February is the perfect time to incorporate new art into the bedroom. Since most of us spend about a third of our lives in this space, shouldn’t it be beautiful and inspiring?
First of all, assess what you already have in the room. A photograph of you and your beloved is a perfect piece to hang on the wall. It’s also great to incorporate soft, romantic pieces into the space.
If you are single, maybe you want to include things that make you feel happy and loved, like nature scenes or soft abstract paintings. Hearts have definitely been overused and can be clichéd, but there are great artists out there who can inspire us with their work.
Art should lift our spirits. But in the bedroom, stick to something less energizing and more restful or romantic. Reds and pinks mixed with smoky shades or the colors of nature work well. I like to mix personal pieces with things more abstract or universal, such as an oak tree, sunrise, or ocean scenes.
Include whatever you feel most at home with. I have a great Stacey Landfield piece titled “Spikeylama” on my wall. (See her artwork at Staceylandfield.com.) I wake up smiling, looking over at my little iguana lama meditating in the San Diego backcountry.
You can make your own heart-inspired artwork which is a great gift for your sweetie or yourself. Pick up a few supplies from your local art store: small canvas (12 inches square would be a good starting place), a couple of acrylic paint colors, disposable gloves (I like latex-free fitted food service gloves), and paper towels. A disposable paper plate makes a great palette. You can also use of a can of black spray paint, matte (flat) or semi-gloss.
Your canvas should be white and backed with wooden stretcher bars for easy hanging. Thin canvas-covered board is cheaper to purchase but makes it hard to display without buying a frame, which costs much more than just buying the nicer canvas.
Widths of the stretcher bar vary, so compare them before you buy. A deeper canvas is more dramatic but check prices, they really vary. Michael’s offers coupons most weeks, so that can help offset the higher price for a nicer canvas.
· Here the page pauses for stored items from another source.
# NoemieJaquier/GaBOtorch

Measured on AMD Instinct MI355X. Metric: SPD affine-invariant kernel-matrix build, pairs/sec (N=4096,d=10), higher is better.
Workload: dtype f64

## Files before the change

gabotorch_amd/csrc/spd_backward.hip:

```cpp
#include "gabo_device.hpp"
#include "spd_prep.hpp"
#include "spd_eigvec.hpp"
#include "spd_generic.hpp"
#include "../../include/gabo_hip.h"

#ifndef GABO_BWD_TWO_WAVE_MAX_DIM
#define GABO_BWD_TWO_WAVE_MAX_DIM 8
#endif

namespace gabo {

template <int D>
__global__ __launch_bounds__(64, (D > GABO_BWD_TWO_WAVE_MAX_DIM ? 1 : 2)) void spd_ai_backward_kernel(const double* __restrict__ Winv, const double* __restrict__ G,
                                                             const double* __restrict__ gout, double* __restrict__ gx,
                                                             int64_t n1, int64_t n2, int64_t w_batch_stride,
                                                             int64_t g_batch_stride, int64_t go_sb, int64_t go_si, int64_t go_sj,
                                                             double beta, int flags) {
    constexpr int T = tri_size(D);
    __shared__ double acc[T * 64];
    __shared__ double red[T];
    __shared__ double wl[T];
    const int mode = flags & GABO_OUT_MASK;
    const int lane = threadIdx.x;
    const int64_t b = blockIdx.x / n1;
    const int64_t i = blockIdx.x - b * n1;
    const double* W = Winv + b * w_batch_stride + i * T;
    static_for<T>([&](auto ee) { acc[decltype(ee)::value * 64 + lane] = 0.0; });
    for (int64_t j0 = 0; j0 < n2; j0 += 64) {
        const int64_t j = j0 + lane;
        const bool live = j < n2;
        const int64_t jc = live ? j : n2 - 1;
        const double* Gj = G + b * g_batch_stride + jc;
        double m[T];
        static_for<T>([&](auto ee) { m[decltype(ee)::value] = 0.0; });
        static_for<D>([&](auto cc) {
            constexpr int col = decltype(cc)::value;
            double g[D - col], c[D - col];
            static_for<D - col>([&](auto kk) { g[decltype(kk)::value] = Gj[(int64_t)tri(col + decltype(kk)::value, col) * n2]; });
            static_for<D - col>([&](auto rr) {
                constexpr int r = col + decltype(rr)::value;
                double a = W[tri(r, col)] * g[0];
                static_for<r - col>([&](auto kk) {
                    constexpr int k = col + 1 + decltype(kk)::value;
                    a = __builtin_fma(W[tri(r, k)], g[k - col], a);
                });
                c[r - col] = a;
            });
            static_for<D - col>([&](auto rr) {
                constexpr int r = col + decltype(rr)::value;
                static_for<r - col + 1>([&](auto qq) {
                    constexpr int q = col + decltype(qq)::value;
                    m[tri(r, q)] = __builtin_fma(c[r - col], c[q - col], m[tri(r, q)]);
                });
            });
        });
        double vreg[D * D];
        double lam[D];
        {
#ifndef GABO_BWD_QL_EPS2
#define GABO_BWD_QL_EPS2 1e-26
#endif
            double qe = GABO_BWD_QL_EPS2;
            asm volatile("" : "+s"(qe));
#ifndef GABO_BWD_TWO_PASS_MIN_DIM
#define GABO_BWD_TWO_PASS_MIN_DIM 4
#endif
            if constexpr (D >= GABO_BWD_TWO_PASS_MIN_DIM) sym_eig_reg_two_pass<D>(m, lam, vreg, qe);
            else sym_eig_reg<D>(m, lam, vreg, qe);
        }
        auto Vat = [&](int r, int c) -> double { return vreg[r * D + c]; };
        double lg[D];
        double s = 0.0;
        {
            const LogRegs logc = LogRegs::load();
            static_for<D>([&](auto kk) {
                constexpr int k = decltype(kk)::value;
                const double l = log_pos(lam[k], logc);
                lg[k] = lam[k] > 0.0 ? l : __builtin_nan("");
                s = __builtin_fma(lg[k], lg[k], s);
            });
        }
        double d2 = s + 1e-15;
        double go = live ? gout[b * go_sb + i * go_si + j * go_sj] : 0.0;
        double w;
        if (mode == GABO_OUT_GAUSSIAN) {
            double dist = __builtin_sqrt(d2);
            w = go * (-beta) * exp(-((dist * dist) * beta));
        } else if (mode == GABO_OUT_LAPLACE) {
            double dist = __builtin_sqrt(d2);
            w = go * (-beta) * exp(-(dist * beta)) / (2.0 * dist);
        } else {
            w = go / (2.0 * __builtin_sqrt(d2));
        }
        static_for<D>([&](auto rr) {
            constexpr int r = decltype(rr)::value;
            double vl[D];
            static_for<D>([&](auto kk) { vl[decltype(kk)::value] = Vat(r, decltype(kk)::value) * (w * lg[decltype(kk)::value]); });
            static_for<r + 1>([&](auto cc) {
                constexpr int c = decltype(cc)::value;
                double f = acc[tri(r, c) * 64 + lane];
                static_for<D>([&](auto kk) { constexpr int k = decltype(kk)::value; f = __builtin_fma(vl[k], Vat(c, k), f); });
                acc[tri(r, c) * 64 + lane] = f;
            });
        });
    }
    __syncthreads();
    for (int e = lane; e < T; e += 64) {
        double t = 0.0;
        for (int l = 0; l < 64; ++l) t += acc[e * 64 + ((l + e) & 63)];
        red[e] = t;
    }
    for (int e = lane; e < T; e += 64) wl[e] = W[e];
    __syncthreads();
    for (int e = lane; e < T; e += 64) {
        int a = 0;
        while (tri(a + 1, 0) <= e) ++a;
        int bb = e - tri(a, 0);
        double t = 0.0;
        for (int r = a; r < D; ++r) {
            double inner = 0.0;
            for (int c = bb; c < D; ++c) {
                double srs = r >= c ? red[tri(r, c)] : red[tri(c, r)];
                inner = __builtin_fma(srs, wl[tri(c, bb)], inner);
            }
            t = __builtin_fma(wl[tri(r, a)], inner, t);
        }
        t *= -2.0;
        gx[(b * n1 + i) * T + mandel_pos(D, a, bb)] = (a == bb) ? t : t * kSqrt2;
    }
}

template <int D>
static int launch_spd_ai_backward(const double* x1, const double* x2, const double* gout, double* gx, int64_t batch, int64_t n1,
                                  int64_t n2, int64_t s1, int64_t s2, int64_t go_sb, int64_t go_si, int64_t go_sj, double beta,
                                  int flags, double* ws, int* status, hipStream_t st) {
    constexpr int T = tri_size(D);
    const int64_t b1 = (s1 == 0) ? 1 : batch;
    const int64_t b2 = (s2 == 0) ? 1 : batch;
    double* W = ws;
    double* G = ws + b1 * n1 * T;
    launch_spd_prep<D>(x1, x2, W, G, b1, b2, n1, n2, s1, s2, status, st);
    int64_t nblocks = batch * n1;
    if (nblocks > 0x7fffffffLL) return GABO_ERR_ARG;
    hipLaunchKernelGGL((spd_ai_backward_kernel<D>), dim3((unsigned)nblocks), dim3(64), 0, st, W, G, gout, gx, n1, n2,
                       (s1 == 0) ? (int64_t)0 : n1 * T, (s2 == 0) ? (int64_t)0 : n2 * T, go_sb, go_si, go_sj, beta, flags);
    return hipGetLastError() == hipSuccess ? GABO_OK : GABO_ERR_LAUNCH;
}

int launch_spd_ai_backward_duo(int d, const double* x1, const double* x2, const double* gout, double* gx, int64_t batch, int64_t n1, int64_t n2,
                               int64_t s1, int64_t s2, int64_t go_sb, int64_t go_si, int64_t go_sj, double beta, int flags, double* ws, int* status,
                               hipStream_t st);

}

#ifndef GABO_BWD_DUO_MIN_DIM
#define GABO_BWD_DUO_MIN_DIM 12
#endif

extern "C" int gabo_spd_ai_backward(const double* x1, const double* x2, const double* grad_out, double* grad_x1, int64_t batch,
                                    int64_t n1, int64_t n2, int d, int64_t x1_batch_stride, int64_t x2_batch_stride,
                                    int64_t go_batch_stride, int64_t go_row_stride, int64_t go_col_stride, double beta, int flags,
                                    void* workspace, size_t workspace_bytes, int* status, gabo_stream_t stream) {
    if (batch < 0 || n1 < 0 || n2 < 0 || x1_batch_stride < 0 || x2_batch_stride < 0) return GABO_ERR_ARG;
    if (d < 2 || d > GABO_SPD_MAX_DIM) return GABO_ERR_DIM;
    if (batch == 0 || n1 == 0) return GABO_OK;
    if (!x1 || !grad_x1 || !workspace || !status) return GABO_ERR_ARG;
    if (n2 > 0 && (!x2 || !grad_out)) return GABO_ERR_ARG;
    if (workspace_bytes < gabo_spd_ai_workspace_bytes(batch, n1, n2, d)) return GABO_ERR_ARG;
    if (flags & GABO_SYMMETRIC) return GABO_ERR_ARG;
    hipStream_t st = (hipStream_t)stream;
    double* ws = (double*)workspace;
#ifndef GABO_ONLY_DIM
    if (d >= GABO_BWD_DUO_MIN_DIM && d <= GABO_SPD_BWD_REG_MAX_DIM)
        return gabo::launch_spd_ai_backward_duo(d, x1, x2, grad_out, grad_x1, batch, n1, n2, x1_batch_stride, x2_batch_stride, go_batch_stride,
                                                go_row_stride, go_col_stride, beta, flags, ws, status, st);
#endif
    if (d > GABO_SPD_REG_MAX_DIM)
        return gabo::launch_spd_ai_backward_generic(x1, x2, grad_out, grad_x1, batch, n1, n2, d, x1_batch_stride, x2_batch_stride,
                                                    go_batch_stride, go_row_stride, go_col_stride, beta, flags, ws, status, st);
#define GABO_CASE(DD) \
    case DD:          \
        return gabo::launch_spd_ai_backward<DD>(x1, x2, grad_out, grad_x1, batch, n1, n2, x1_batch_stride, x2_batch_stride, \
                                                go_batch_stride, go_row_stride, go_col_stride, beta, flags, ws, status, st);
    switch (d) {
#ifdef GABO_ONLY_DIM
        GABO_CASE(GABO_ONLY_DIM)
#else
        GABO_CASE(2) GABO_CASE(3) GABO_CASE(4) GABO_CASE(5) GABO_CASE(6) GABO_CASE(7) GABO_CASE(8) GABO_CASE(9) GABO_CASE(10)
        GABO_CASE(11) GABO_CASE(12)
#endif
    }
#undef GABO_CASE
    return GABO_ERR_DIM;
}
```

gabotorch_amd/csrc/spd_eigvec.hpp:

```cpp
#pragma once
#include "gabo_device.hpp"

namespace gabo {

template <int D>
__device__ __forceinline__ void tridiagonalize_reflectors(double (&m)[tri_size(D)], double (&dg)[D], double (&e)[D],
                                                          double (&ihh)[D >= 3 ? D - 2 : 1]) {
    static_for<D - 2>([&](auto kk) {
        constexpr int k = decltype(kk)::value;
        constexpr int n = D - k - 1;
        double alpha = m[tri(k + 1, k)];
        double sig = 0.0;
        static_for<n - 1>([&](auto t) { double x = m[tri(k + 2 + decltype(t)::value, k)]; sig = __builtin_fma(x, x, sig); });
        double nn = __builtin_fma(alpha, alpha, sig);
        double nrm = sqrt_pos(nn);
        double u[n];
        u[0] = alpha + copysign_d(nrm, alpha);
        static_for<n - 1>([&](auto t) { u[decltype(t)::value + 1] = m[tri(k + 2 + decltype(t)::value, k)]; });
        double hh = __builtin_fma(__builtin_fabs(alpha), nrm, nn);
        double inv_hh = hh == 0.0 ? 0.0 : rcp(hh);
        double p[n];
        static_for<n>([&](auto rr) {
            constexpr int r = decltype(rr)::value;
            double acc = 0.0;
            static_for<n>([&](auto cc) {
                constexpr int c = decltype(cc)::value;
                constexpr int hi = r > c ? r : c, lo = r > c ? c : r;
                acc = __builtin_fma(m[tri(k + 1 + hi, k + 1 + lo)], u[c], acc);
            });
            p[r] = acc * inv_hh;
        });
        double up = 0.0;
        static_for<n>([&](auto rr) { up = __builtin_fma(u[decltype(rr)::value], p[decltype(rr)::value], up); });
        double kap = 0.5 * up * inv_hh;
        static_for<n>([&](auto rr) { p[decltype(rr)::value] = __builtin_fma(-kap, u[decltype(rr)::value], p[decltype(rr)::value]); });
        static_for<n>([&](auto rr) {
            constexpr int r = decltype(rr)::value;
            static_for<r + 1>([&](auto cc) {
                constexpr int c = decltype(cc)::value;
                double v = m[tri(k + 1 + r, k + 1 + c)];
                v = __builtin_fma(-u[r], p[c], v);
                v = __builtin_fma(-p[r], u[c], v);
                m[tri(k + 1 + r, k + 1 + c)] = v;
            });
        });
        dg[k] = m[tri(k, k)];
        e[k] = hh == 0.0 ? alpha : -copysign_d(nrm, alpha);
        m[tri(k + 1, k)] = u[0];
        ihh[k] = inv_hh;
    });
    if constexpr (D >= 2) {
        dg[D - 2] = m[tri(D - 2, D - 2)];
        e[D - 2] = m[tri(D - 1, D - 2)];
    }
    dg[D - 1] = m[tri(D - 1, D - 1)];
    e[D - 1] = 0.0;
}

template <int D>
__device__ __forceinline__ void tridiagonalize_q(double (&m)[tri_size(D)], double (&dg)[D], double (&e)[D], double (&z)[D * D]) {
    double ihh[D >= 3 ? D - 2 : 1];
    tridiagonalize_reflectors<D>(m, dg, e, ihh);
    static_for<D>([&](auto rr) {
        static_for<D>([&](auto cc) { z[decltype(rr)::value * D + decltype(cc)::value] = (decltype(rr)::value == decltype(cc)::value) ? 1.0 : 0.0; });
    });
    static_for_down<D - 3, 0>([&](auto kk) {
        constexpr int k = decltype(kk)::value;
        constexpr int n = D - k - 1;
        static_for<n>([&](auto cc) {
            constexpr int c = k + 1 + decltype(cc)::value;
            double t = 0.0;
            static_for<n>([&](auto rr) {
                constexpr int r = k + 1 + decltype(rr)::value;
                t = __builtin_fma(m[tri(r, k)], z[r * D + c], t);
            });
            t *= ihh[k];
            static_for<n>([&](auto rr) {
                constexpr int r = k + 1 + decltype(rr)::value;
                z[r * D + c] = __builtin_fma(-m[tri(r, k)], t, z[r * D + c]);
            });
        });
    });
}
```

Blick.com offers a 12 x 12 inch wide, ¾ inch deep canvas (Studio Traditional Profile) for under four dollars, while the same size Premier Gallery canvas with 1½ depth sells for almost sixteen dollars.
Prices vary widely, as does quality, so check your canvas for straight sides (bigger canvases often warp). For a professional look, make sure the canvas is stapled on the back rather than the sides so you eliminate the need for a frame.
Acrylic paints come in all colors, thicknesses, and qualities. I like tubes of artist’s quality in the fine art aisle, but the craft paints will work. They are just often thinner, and the intensity of the color varies.
Liquitex and Golden are good artist brands for beginners; their thick body sticks well to the canvas and provides a smooth finish with intense color. I like to use transparent paint; acrylics artist paints should have “transparent,” “semi-transparent,” or “opaque” on the label. If not, I assume it is opaque.
You can either plan out your art piece or go with your gut. I like to shop with my inspiration and buy a couple of tubes that jump out at me. Teal is one of my favorite hues; it goes with many other colors (like yellow and gold) and is soothing and rich. As a compliment for red (across the color wheel from each other indicating good offsetting colors), it would also work well in a romantic heart art piece.
You can use a cut-out shape as a template (stencil) to start the piece. Blue painter’s tape works for making straight lines, and use a sharp knife or scissors to cut shapes from leftover plastic. I use sheet plastic from bubble packs, but you could also use parchment paper, aluminum foil, or transparencies. Giant heart, anyone?